==== Data for this exercise

## Precompute gradient tile table on host and walk it in the mega kernel

Adds a host-built table of gradient MFMA tiles (LDS offsets, bounds, slab destinations) copied into workspace. On the RLS-without-activation path, the kernel walks this flat table per wave with scalar constant loads instead of recomputing per-tensor tile decomposition with magic division. This is meant to remove index arithmetic and per-tensor loop overhead and to balance tiles across waves. It costs extra workspace and a table upload at context creation. A look-ahead variant exists but is not the one used.

```diff
diff --git a/include/vjf_hip.h b/include/vjf_hip.h
--- a/include/vjf_hip.h
+++ b/include/vjf_hip.h
@@ -96,6 +96,7 @@
 int vjf_state_size(const vjf_config* cfg, int64_t* n_floats);
 int vjf_state_layout(const vjf_config* cfg, int64_t* offsets, int64_t* sizes);
 int vjf_workspace_size(const vjf_config* cfg, int64_t* bytes);
+int vjf_mega_grad_tile_table(const vjf_config* cfg, int32_t* table, int32_t capacity, int32_t* n_words);
 
 int vjf_ctx_create(const vjf_config* cfg, float* state, void* workspace, int64_t workspace_bytes,
                    void* stream, vjf_ctx** out);
diff --git a/vjf_amd/_native.py b/vjf_amd/_native.py
--- a/vjf_amd/_native.py
+++ b/vjf_amd/_native.py
@@ -48,6 +48,7 @@
     "vjf_state_size": [C.POINTER(VjfConfig), C.POINTER(C.c_int64)],
     "vjf_state_layout": [C.POINTER(VjfConfig), C.POINTER(C.c_int64), C.POINTER(C.c_int64)],
     "vjf_workspace_size": [C.POINTER(VjfConfig), C.POINTER(C.c_int64)],
+    "vjf_mega_grad_tile_table": [C.POINTER(VjfConfig), C.POINTER(_I), _I, C.POINTER(_I)],
     "vjf_ctx_create": [C.POINTER(VjfConfig), _P, _P, C.c_int64, _P, C.POINTER(_P)],
     "vjf_ctx_destroy": [_P],
     "vjf_set_activation": [_P, C.POINTER(VjfActivation)],
diff --git a/vjf_amd/csrc/vjf_abi.hip b/vjf_amd/csrc/vjf_abi.hip
--- a/vjf_amd/csrc/vjf_abi.hip
+++ b/vjf_amd/csrc/vjf_abi.hip
@@ -87,6 +87,17 @@
     std::vector<VjfJob> jobs;
     build_jobs(P, jobs);
     *bytes = (int64_t)carve_ws(P, cfg->max_batch, (int)jobs.size()).total;
+    return 0;
+}
+
+int vjf_mega_grad_tile_table(const vjf_config* cfg, int32_t* table, int32_t capacity, int32_t* n_words) {
+    VjfPlan P;
+    if (int rc = plan_for("vjf_mega_grad_tile_table", cfg, &P)) return rc;
+    const int words = vjf_mega_grad_tiles(P, nullptr);
+    if (n_words) *n_words = words;
+    if (!table) return 0;
+    if (capacity < words) return fail(-7, "vjf_mega_grad_tile_table: capacity %d < %d words", (int)capacity, words);
+    vjf_mega_grad_tiles(P, table);
     return 0;
 }
 
@@ -130,12 +141,16 @@
     if (e == hipSuccess) e = hipMemsetAsync(c->red_rls(1), 0, (size_t)P.red_len * 4, c->stream);
     if (e == hipSuccess) e = hipMemsetAsync(c->flag_words(), 0, 256, c->stream);
     SlabTables tb;
+    std::vector<int> gtab;
     if (c->mega_ok) {
         const VjfMegaTrialLds Lo = vjf_mega_trial_lds(P, (int)(kMegaLds / 4) - 8);
         tb = slab_tables(P, Lo, vjf_mega_slab_layout(P));
         if (e == hipSuccess) e = hipMemcpyAsync(c->mg_pidx(), tb.pidx.data(), tb.pidx.size() * 4, hipMemcpyHostToDevice, c->stream);
         if (e == hipSuccess) e = hipMemcpyAsync(c->mg_cidx(), tb.cidx.data(), tb.cidx.size() * 4, hipMemcpyHostToDevice, c->stream);
         if (e == hipSuccess) e = hipMemcpyAsync(c->mg_grp(), tb.grp.data(), tb.grp.size() * 4, hipMemcpyHostToDevice, c->stream);
+        gtab.resize((size_t)vjf_mega_grad_tiles(P, nullptr));
+        vjf_mega_grad_tiles(P, gtab.data());
+        if (e == hipSuccess) e = hipMemcpyAsync(c->mg_gtab(), gtab.data(), gtab.size() * 4, hipMemcpyHostToDevice, c->stream);
         if (e == hipSuccess) e = hipMemsetAsync(c->mg_img(), 0, (size_t)Lo.th_len * 4, c->stream);
         if (e == hipSuccess) e = hipMemsetAsync(c->mega_counters(0), 0, (size_t)2 * MG_C_WORDS * 4, c->stream);
     }
diff --git a/vjf_amd/csrc/vjf_host_ctx.h b/vjf_amd/csrc/vjf_host_ctx.h
--- a/vjf_amd/csrc/vjf_host_ctx.h
+++ b/vjf_amd/csrc/vjf_host_ctx.h
@@ -272,7 +272,7 @@
         c.mg_gslab = take((size_t)kMegaMaxGramWg * (nbl * (nbl + 1) / 2) * 1024 * 4);
         c.mg_cnt = take((size_t)2 * MG_C_WORDS * 4);
         c.mg_stamps = take((32 * 32 + kMegaMaxTrialWg * 8) * 8);
-        c.mg_pidx = take(slab_len * 4); c.mg_cidx = take(slab_len * 4); c.mg_grp = take(slab_len);
+        c.mg_pidx = take(slab_len * 4); c.mg_cidx = take(slab_len * 4); c.mg_grp = take((size_t)(VJF_GT_AT((int)slab_len) + vjf_mega_grad_tiles(P, nullptr)) * 4);
         c.mg_img = take((size_t)vjf_mega_trial_lds(P, (int)(kMegaLds / 4) - 8).th_len * 4 + 64);
         c.mg_pmsave = take((size_t)max_batch * (P.dz + 1) * 4);
         c.mg_xt = take((size_t)P.n * P.n * 4);
@@ -352,6 +352,7 @@
     VJF_WS_REGION(float, mg_mom) VJF_WS_REGION(float, mg_xt) VJF_WS_REGION(float, mg_early) VJF_WS_REGION(float, mg_late) VJF_WS_REGION(float, mg_gslab)
     VJF_WS_REGION(float, mg_img) VJF_WS_REGION(float, mg_pmsave) VJF_WS_REGION(int, mg_pidx) VJF_WS_REGION(int, mg_cidx) VJF_WS_REGION(int, mg_grp)
 #undef VJF_WS_REGION
+    int* mg_gtab() const { return mg_grp() + VJF_GT_AT(vjf_mega_slab_layout(plan).len); }
     float* E(int gen = 0) const { return at<float>(gen ? cv.E2 : cv.E); }
     float* partial(int gen = 0) const { return at<float>(gen ? cv.partial2 : cv.partial); }
     float* red_rls(int gen) const { return at<float>(gen ? cv.red3 : cv.red2); }
diff --git a/vjf_amd/csrc/vjf_mega_common.h b/vjf_amd/csrc/vjf_mega_common.h
--- a/vjf_amd/csrc/vjf_mega_common.h
+++ b/vjf_amd/csrc/vjf_mega_common.h
@@ -491,8 +491,101 @@
     }
 }
 
+#define VJF_GT_HDR 16
+#define VJF_GT_ENT 8
+#define VJF_GT_AT(slab_len) ((((slab_len) >> 2) + 7) & ~7)
+static inline int vjf_mega_grad_tiles(const VjfPlan& P, int* tab) {
+    constexpr int LD = VJF_MG_LD;
+    const VjfMegaTrialLds Lo = vjf_mega_trial_lds(P);
+    const VjfMegaSlab SL = vjf_mega_slab_layout(P);
+    const bool compact = P.dy >= P.hmax;
+    const int d0 = compact ? Lo.py : Lo.dd, d1 = compact ? Lo.dd : Lo.dd + P.hmax * LD;
+    const int hL = P.h[P.L - 1];
+    int nt = 0, nseg = 0;
+    if (tab) for (int k = 0; k < VJF_GT_HDR; ++k) tab[k] = 0;
+    auto tensor = [&](int D, int M, int Bact, int Kin, int blk) {
+        const int ntm = (M + 15) >> 4, ntj = (Kin + 1 + 15) >> 4, ldm = SL.ldm[blk], rows = SL.rows[blk];
+        for (int tm = 0; tm < ntm; ++tm)
+            for (int tj = 0; tj < ntj; ++tj) {
+                const int m0 = 16 * tm, j0 = 16 * tj;
+                if (rows - j0 <= 0 || ldm - m0 <= 0) continue;
+                if (tab) {
+                    int* e = tab + VJF_GT_HDR + VJF_GT_ENT * nt;
+                    e[0] = D + m0 * LD; e[1] = M - m0; e[2] = Bact + j0 * LD; e[3] = Kin - j0;
+                    e[4] = SL.off[blk] + j0 * ldm + m0; e[5] = ldm; e[6] = rows - j0; e[7] = ldm - m0;
+                }
+                ++nt;
+            }
+    };
+    auto layer = [&](int l) {
+        int aoff = 0;
+        for (int q = 0; q < l - 1; ++q) aoff += P.h[q];
+        tensor(((P.L - 1 - l) & 1) ? d1 : d0, P.h[l], l > 0 ? Lo.act + aoff * LD : Lo.in, l > 0 ? P.h[l - 1] : P.din, 3 + (P.L - 1 - l));
+    };
+    auto close = [&]() { if (tab) tab[2 + nseg] = nt; ++nseg; };
+    tensor(Lo.dpy, P.dy, Lo.xt, P.dz, 0);
+    tensor(Lo.dmu, P.dz, Lo.act + (P.hsum - hL) * LD, hL, 1);
+    tensor(Lo.dlv, P.dz, Lo.act + (P.hsum - hL) * LD, hL, 2);
+    layer(P.L - 1);
+    if (P.L >= 2) layer(P.L - 2);
+    close();
+    for (int l = P.L - 3; l >= 0; --l) { layer(l); close(); }
+    if (tab) { tab[0] = nt; tab[1] = nseg; }
+    return VJF_GT_HDR + VJF_GT_ENT * nt;
+}
+
+typedef __attribute__((address_space(4))) const int mg_cst_i;
+typedef int mg_i8 __attribute__((ext_vector_type(8)));
+typedef __attribute__((address_space(4))) const mg_i8 mg_cst_i8;
 typedef __attribute__((address_space(3))) const float mg_lds_cf;
 typedef __attribute__((address_space(1))) const float mg_glb_cf;
+
+template <bool LOOK>
+__device__ __forceinline__ void mg_grad_walk(const int* table, int& q, const int qend, const float* smem, const int one, const int zero,
+                                             float* late, const bool first, const int lane) {
+    constexpr int LD = VJF_MG_LD, NW = VJF_MG_WAVES;
+    mg_cst_i* tab = (mg_cst_i*)table + VJF_GT_HDR;
+    mg_lds_cf* lds = (mg_lds_cf*)smem;
+    const int i = lane & 15, kk = lane >> 4, row = i * LD + kk;
+    auto ent = [&](int qq) { return *(const mg_cst_i8*)(tab + VJF_GT_ENT * qq); };
+    auto rd = [&](const mg_i8 e, float (&a)[8], float (&b)[8]) {
+        const int ao = i < e[1] ? e[0] + row : zero + kk;
+        const int bo = i < e[3] ? e[2] + row : ((i == e[3] ? one : zero) + kk);
+#pragma unroll
+        for (int s = 0; s < 8; ++s) { a[s] = lds[ao + 4 * s]; b[s] = lds[bo + 4 * s]; }
+    };
+    auto fin = [&](const mg_i8 e, const float (&a)[8], const float (&b)[8]) {
+        vjf_f32x4 acc = {0.f, 0.f, 0.f, 0.f}, acc1 = {0.f, 0.f, 0.f, 0.f};
+#pragma unroll
+        for (int s = 0; s < 8; s += 2) {
+            acc = __builtin_amdgcn_mfma_f32_16x16x4f32(a[s], b[s], acc, 0, 0, 0);
+            acc1 = __builtin_amdgcn_mfma_f32_16x16x4f32(a[s + 1], b[s + 1], acc1, 0, 0, 0);
+        }
+        acc += acc1;
+        if (i < e[6] && 4 * kk < e[7]) {
+            float* p = late + e[4] + i * e[5] + 4 * kk;
+            if (!first) { acc[0] += vjf_ld_sc1(p); acc[1] += vjf_ld_sc1(p + 1); acc[2] += vjf_ld_sc1(p + 2); acc[3] += vjf_ld_sc1(p + 3); }
+            vjf_st4_wt(p, acc[0], acc[1], acc[2], acc[3]);
+        }
+    };
+    if (LOOK) {
+        float a0[8], b0[8], a1[8], b1[8];
+        mg_i8 e0 = {}, e1 = {};
+        if (q < qend) { e0 = ent(q); rd(e0, a0, b0); }
+        while (q < qend) {
+            if (q + NW < qend) { e1 = ent(q + NW); rd(e1, a1, b1); }
+            fin(e0, a0, b0);
+            q += NW;
+            if (q >= qend) break;
+            if (q + NW < qend) { e0 = ent(q + NW); rd(e0, a0, b0); }
+            fin(e1, a1, b1);
+            q += NW;
+        }
+    } else {
+        float a[8], b[8];
+        for (; q < qend; q += NW) { const mg_i8 e = ent(q); rd(e, a, b); fin(e, a, b); }
+    }
+}
 __device__ __forceinline__ void mg_sum_losses(const VjfMegaArgs& A, int t, float* s_sc, int tid, float Bf, int dz, bool want_resid) {
     const int ring = 8 * (t % VJF_MG_RING);
     if (tid < 32 * 5) {
diff --git a/vjf_amd/csrc/vjf_mega_trial.h b/vjf_amd/csrc/vjf_mega_trial.h
--- a/vjf_amd/csrc/vjf_mega_trial.h
+++ b/vjf_amd/csrc/vjf_mega_trial.h
@@ -5,6 +5,7 @@
 __device__ __forceinline__ void vjf_mega_trial(const VjfPlan& P, const VjfMegaArgs& A, float* smem, const int wg, const VjfAct act = VjfAct{}) {
     constexpr int LD = VJF_MG_LD, NW = VJF_MG_WAVES, NT = VJF_MG_THREADS, TR = VJF_MG_TR;
     constexpr bool VSPLIT = RLS && !ACT;
+    constexpr bool GTAB = RLS && !ACT;
     const int tid0 = threadIdx.x;
     const int dz = P.dz, dy = P.dy, du = P.du, n = P.n, din = P.din, dxu = P.dxu;
     const float* S = A.state;
@@ -597,6 +598,11 @@
             }
             if (do_sgd) {
             int gbase = 0;
+            int gq = wave;
+            auto grad_walk = [&](int seg) {
+                const int* gtab = A.sl_grp + VJF_GT_AT(A.slab_len);
+                mg_grad_walk<false>(gtab, gq, ((mg_cst_i*)gtab)[2 + seg], smem, Lo.one, Lo.zero, late, first, lane);
+            };
             auto grad_tensor = [&](const float* D, int M, const float* Bact, int Kin, int blkid) {
                 int b_off, b_ldm, b_rows;
                 mg_slab_block(P, blkid, b_off, b_ldm, b_rows);
@@ -708,17 +714,21 @@
                 __syncthreads(); MG_PHASE();
                 if (P.L >= 2) { delta(P.L - 1, s_d0, s_d1); __syncthreads(); MG_PHASE(); }
                 if (first) VJF_MG_STAMP(19);
-                grad_tensor(s_dpy, dy, s_xt, dz, 0);
-                grad_tensor(s_dmu, dz, hact, hL, 1);
-                grad_tensor(s_dlv, dz, hact, hL, 2);
-                layer_grads(P.L - 1, s_d0);
-                if (P.L >= 2) layer_grads(P.L - 2, s_d1);
+                if constexpr (GTAB) grad_walk(0);
+                else {
+                    grad_tensor(s_dpy, dy, s_xt, dz, 0);
+                    grad_tensor(s_dmu, dz, hact, hL, 1);
+                    grad_tensor(s_dlv, dz, hact, hL, 2);
+                    layer_grads(P.L - 1, s_d0);
+                    if (P.L >= 2) layer_grads(P.L - 2, s_d1);
+                }
                 float* cur = s_d1; float* nxt = s_d0;
                 for (int l = P.L - 3; l >= 0; --l) {
                     __syncthreads(); MG_PHASE();
                     delta(l + 1, cur, nxt);
                     __syncthreads(); MG_PHASE();
-                    layer_grads(l, nxt);
+                    if constexpr (GTAB) grad_walk(P.L - 2 - l);
+                    else layer_grads(l, nxt);
                     float* tmp = cur; cur = nxt; nxt = tmp;
                 }
             }
```

Measured after the change: 84.85 million (median of 6 runs). +2.1%, better.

========

Task directions – Those lines above that contain the string "capacity" should be returned.

Answer box –
+int vjf_mega_grad_tile_table(const vjf_config* cfg, int32_t* table, int32_t capacity, int32_t* n_words);
+int vjf_mega_grad_tile_table(const vjf_config* cfg, int32_t* table, int32_t capacity, int32_t* n_words) {
+    if (capacity < words) return fail(-7, "vjf_mega_grad_tile_table: capacity %d < %d words", (int)capacity, words);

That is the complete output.